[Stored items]
---------------

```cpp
hipError_t launch_exact_scan(hipStream_t s, int metric, const double* master, const double* q64, uint64_t n,
                             uint32_t dim, double* scores, uint32_t* nan_flag);
constexpr int SUBSET_VARIANT_BASE = 3000000;
bool scan_subset_takes_qarg(uint32_t ld);
hipError_t launch_scan_subset(hipStream_t s, int metric, const float* slab, const float* inv_norm, const uint32_t* plist,
                              uint64_t m, const double* q64, uint32_t dim, uint32_t ld, Cand32* partials, ScanPlan* plan,
                              const float* q32_host = nullptr);
hipError_t launch_exact_scan_subset(hipStream_t s, int metric, const double* master, const double* q64, const uint32_t* plist,
                                    uint64_t m, uint32_t dim, double* scores, uint32_t* nan_flag);
constexpr int FILTER_COUNTS_MAX = 1024;
hipError_t launch_filter_count(hipStream_t s, const unsigned long long* pos_ids, uint64_t n, const unsigned long long* fids,
                               uint64_t nf, uint32_t* counts, uint32_t* m_out);
hipError_t launch_filter_compact(hipStream_t s, const unsigned long long* pos_ids, uint64_t n, const unsigned long long* fids,
                                 uint64_t nf, const uint32_t* offsets, uint64_t m, uint32_t* plist);

constexpr int RANGE_VARIANT_BASE = 4000000;
constexpr uint32_t RANGE_CAND_MAX = 1u << 20;
constexpr uint32_t RANGE_SMALL = 2048;
constexpr int RANGE_CTR_APPENDED = 0, RANGE_CTR_TOTAL = 1, RANGE_CTR_NAN = 2, RANGE_CTR_GROUP_NAN = 3, RANGE_CTR_WORDS = 4;
bool scan_range_takes_qarg(uint32_t ld);
hipError_t launch_scan_range(hipStream_t s, int metric, const float* slab, const float* inv_norm, const uint32_t* plist,
                             uint64_t n, const double* q64, uint32_t dim, uint32_t ld, float tau, uint32_t* cand,
                             uint32_t cap, uint32_t* ctr, ScanPlan* plan, const float* q32_host = nullptr);
hipError_t launch_range_rescore(hipStream_t s, int metric, const double* master, const double* q64, const uint32_t* cand,
                                uint32_t cap, uint32_t dim, double* scores, uint32_t* ctr);
hipError_t launch_range_cut(hipStream_t s, const double* scores, const uint32_t* cand, const uint32_t* m_ptr, uint64_t m_max,
                            double min_score, uint64_t* keys, uint64_t* pv, uint64_t store_cap, uint32_t* ctr,
                            const uint32_t* group_of_row = nullptr, uint64_t n_rows = 0, bool keep_nan = false);
hipError_t launch_range_rank(hipStream_t s, uint64_t* keys, uint64_t* pv, const double* scores, const uint32_t* total_ptr,
                             uint64_t total, uint64_t k, uint32_t* out_pos, double* out_scores);

hipError_t launch_group_rows(hipStream_t s, const unsigned long long* pos_ids, uint64_t n, const unsigned long long* fids,
                             const uint32_t* dense, uint64_t nf, uint32_t* group_of_row);
constexpr int GROUP_VARIANT_BASE = 5000000;
constexpr uint32_t GROUPED_MAX_K = 1024;
hipError_t launch_scan_group_best(hipStream_t s, int metric, const float* slab, const float* inv_norm, const uint32_t* plist,
                                  uint64_t n, const double* q64, uint32_t dim, uint32_t ld, const uint32_t* group_of_row,
                                  uint64_t* best, ScanPlan* plan, const float* q32_host = nullptr);
constexpr int GROUP_TOP_LISTS = 64;
hipError_t launch_group_top(hipStream_t s, const uint64_t* best, uint64_t n_groups, uint32_t k, Cand32* lists, uint32_t* cand,
                            uint32_t* ctr);
hipError_t launch_group_collapse(hipStream_t s, const uint64_t* pv, const double* scores, const uint32_t* n_ptr, uint64_t n_max,
                                 const uint32_t* group_of_row, uint64_t n_rows, const uint64_t* group_keys, uint64_t n_groups,
                                 uint32_t* first, uint32_t k, uint64_t* out_keys, uint32_t* out_pos, double* out_scores,
                                 uint32_t* out_n);

constexpr uint32_t RBATCH_SEG = 2048;
constexpr int RBATCH_CTR_TOTAL = 0, RBATCH_CTR_NAN = 1, RBATCH_CTR_OFF = 2, RBATCH_CTR_WANT = 3, RBATCH_CTR_WORDS = 4;
hipError_t launch_range_batch_tail(hipStream_t s, int metric, const Cand32* cand, const uint32_t* cnt, uint32_t cap, uint32_t nq,
                                   const double* master, const double* q64, const double* min_scores, uint32_t dim,
                                   uint64_t n_rows, uint32_t emit_cap, double* sv_score, uint32_t* sv_pos, uint32_t* ctr,
                                   uint32_t* out_pos, double* out_scores);

int select_grid_for(uint64_t n);
hipError_t launch_exact_select(hipStream_t s, const double* scores, uint64_t n, uint32_t k, Cand64* partials,
                               const uint32_t* nan_flag, SearchResultBlock* out,
                               const SearchResultBlock* after = nullptr);
constexpr int SELECT_MAX_ROUNDS = 16;
uint64_t sort_capacity_for(uint64_t n);
hipError_t launch_exact_sort(hipStream_t s, const double* scores, uint64_t n, uint64_t k, uint64_t* okeys,
                             uint32_t* opos, uint32_t* out_pos, double* out_scores);

constexpr uint32_t MMR_MAX_FETCH = 1024;
struct MmrSource {
    const SearchResultBlock* blocks = nullptr;
    const uint32_t* pos = nullptr;
    const double* scores = nullptr;
    const uint32_t* plist = nullptr;
    const uint32_t* nan_flag = nullptr;
    uint32_t plist_len = 0;
    uint32_t n = 0;
    uint32_t n_block0 = 0;
    uint32_t n_rows = 0;
};
hipError_t launch_mmr(hipStream_t s, int metric, const double* master, uint32_t dim, const MmrSource& src, double* sim,
                      uint32_t k, double lambda, SearchResultBlock* out, uint32_t seq);

hipError_t launch_hnsw_distances(hipStream_t s, int metric, const double* master, const double* q64,
                                 uint32_t dim, const uint32_t* positions, uint32_t m, uint64_t* out);

}
```

Measured before the change: 1583 queries/s.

---------------

Write only the number of lines above in which the word "bool" is found.

▶ **ANSWER SPACE**:
3